# Juvenile green terror colouring



## derrick (Feb 5, 2012)

hey all just got two young GT and am wondering if there colouring is normal for a Juvie. The two are very different from each other. Here is a pic


----------



## derrick (Feb 5, 2012)

Hopefully they are male and female because they are already inseparable. It was easy to get a pic together lol


----------



## smitty (May 7, 2004)

I think the color that you are seeing is normal for a fish their size.


----------



## derrick (Feb 5, 2012)

Any chance of sexing yet even a guess?


----------



## smitty (May 7, 2004)

If I had to pick I would think the darker colored one is a male the other is a female and my guess is not really based on the color difference but more about the body structure. But really more time will obviously make it more clear.


----------



## derrick (Feb 5, 2012)

I am starting to get paranoid that they may have been mislabeled as GT but are blue Acara. That black line under the eye and the vertical stripes on the body are what is bugging me.
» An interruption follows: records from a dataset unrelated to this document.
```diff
diff --git a/microflow_rs_amd/csrc/ops.hip b/microflow_rs_amd/csrc/ops.hip
--- a/microflow_rs_amd/csrc/ops.hip
+++ b/microflow_rs_amd/csrc/ops.hip
@@ -333,6 +333,10 @@
     f.wrr = nullptr;
     if ((s.C == 8 || s.C == 16 || s.C == 32) && (s.C == 8 ? 2 * s.N : s.N) % 16 == 0) {
         const std::vector<int8_t> rr = wimage::build_pw_rr_weights(s.weights, s.C, s.N);
+        op.d_wrr.upload(rr.data(), rr.size());
+        f.wrr = op.d_wrr.p;
+    } else if (s.C == 64 && s.N % 16 == 0) {
+        const std::vector<int8_t> rr = wimage::build_pw_rr64_weights(s.weights, s.N);
         op.d_wrr.upload(rr.data(), rr.size());
         f.wrr = op.d_wrr.p;
     }
diff --git a/microflow_rs_amd/csrc/switches.cpp b/microflow_rs_amd/csrc/switches.cpp
--- a/microflow_rs_amd/csrc/switches.cpp
+++ b/microflow_rs_amd/csrc/switches.cpp
@@ -71,6 +71,7 @@
     s.no_quad = env_set("MF_NO_QUAD");
     s.no_pair_front = env_set("MF_NO_PAIR_FRONT");
     s.no_quad_mm = env_set("MF_NO_QUAD_MM");
+    s.quad_mm_lds = env_set("MF_QUAD_MM_LDS");
     s.no_penta = env_set("MF_NO_PENTA");
     s.no_f32_group = env_set("MF_NO_F32_GROUP");
     s.quads = (int)env_ll("MF_QUADS", 7);
diff --git a/microflow_rs_amd/csrc/wimage.cpp b/microflow_rs_amd/csrc/wimage.cpp
--- a/microflow_rs_amd/csrc/wimage.cpp
+++ b/microflow_rs_amd/csrc/wimage.cpp
@@ -137,6 +137,20 @@
     return out;
 }
 
+std::vector<int8_t> build_pw_rr64_weights(const int8_t *w , int N) {
+    const int NT = N / 16;
+    std::vector<int8_t> out((size_t)NT * 64 * 16, 0);
+    for (int m = 0; m < NT; ++m)
+        for (int lane = 0; lane < 64; ++lane) {
+            const int r = lane & 15, g = lane >> 4;
+            const int n = (N / 4) * (r >> 2) + 4 * m + (r & 3);
+            int8_t *dst = &out[((size_t)m * 64 + lane) * 16];
+            for (int q = 0; q < 4; ++q)
+                for (int j = 0; j < 4; ++j) dst[4 * q + j] = w[(size_t)n * 64 + 16 * q + 4 * g + j];
+        }
+    return out;
+}
+
 std::vector<int8_t> build_pw_rt_weights(const int8_t *w , int K, int N, int group, bool ones) {
     const int Kg = K * group, Ng = N * group, KS = (Kg + 63) / 64, NT = (Ng + 15) / 16;
     std::vector<int8_t> out(((size_t)NT * KS + (ones ? KS : 0)) * 1024, 0);
diff --git a/microflow_rs_amd/csrc/wimage.hpp b/microflow_rs_amd/csrc/wimage.hpp
--- a/microflow_rs_amd/csrc/wimage.hpp
+++ b/microflow_rs_amd/csrc/wimage.hpp
@@ -13,6 +13,7 @@
                                            int P = 1);
 std::vector<int8_t> build_dw_mm_weights_sp(const int8_t *w , int C, int S);
 std::vector<int8_t> build_pw_rr_weights(const int8_t *w , int K, int N);
+std::vector<int8_t> build_pw_rr64_weights(const int8_t *w , int N);
 std::vector<int8_t> build_pw_rt_weights(const int8_t *w , int K, int N, int group, bool ones);
 std::vector<int8_t> build_pw_rt_reg_weights(const int8_t *w , int K, int N, int group, int TB, int NBLK);
 std::vector<int8_t> build_pw_plain_weights(const int8_t *w, int K, int N);
```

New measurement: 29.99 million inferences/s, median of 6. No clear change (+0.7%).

Hopefully someone can reassure me


----------



## smitty (May 7, 2004)

I was wondering the same thing.


----------



## derrick (Feb 5, 2012)

On the other hand though I've been ready that the best way to tell them apart at this age is that BA will only have orange trim in the dorsal fun Where GT will also have it on there tail fin which mine do


----------



## BC in SK (Aug 11, 2012)

Those are GT's . Not blue acaras.
Easily distinguished species, even as juvies.
At that size, at least from that photo, I wouldn't attempt to sex them. The white 'stripes' on the sides of mid body blotch are typically a female trait, but young juvies will tend to have more of the appearance of a female.


----------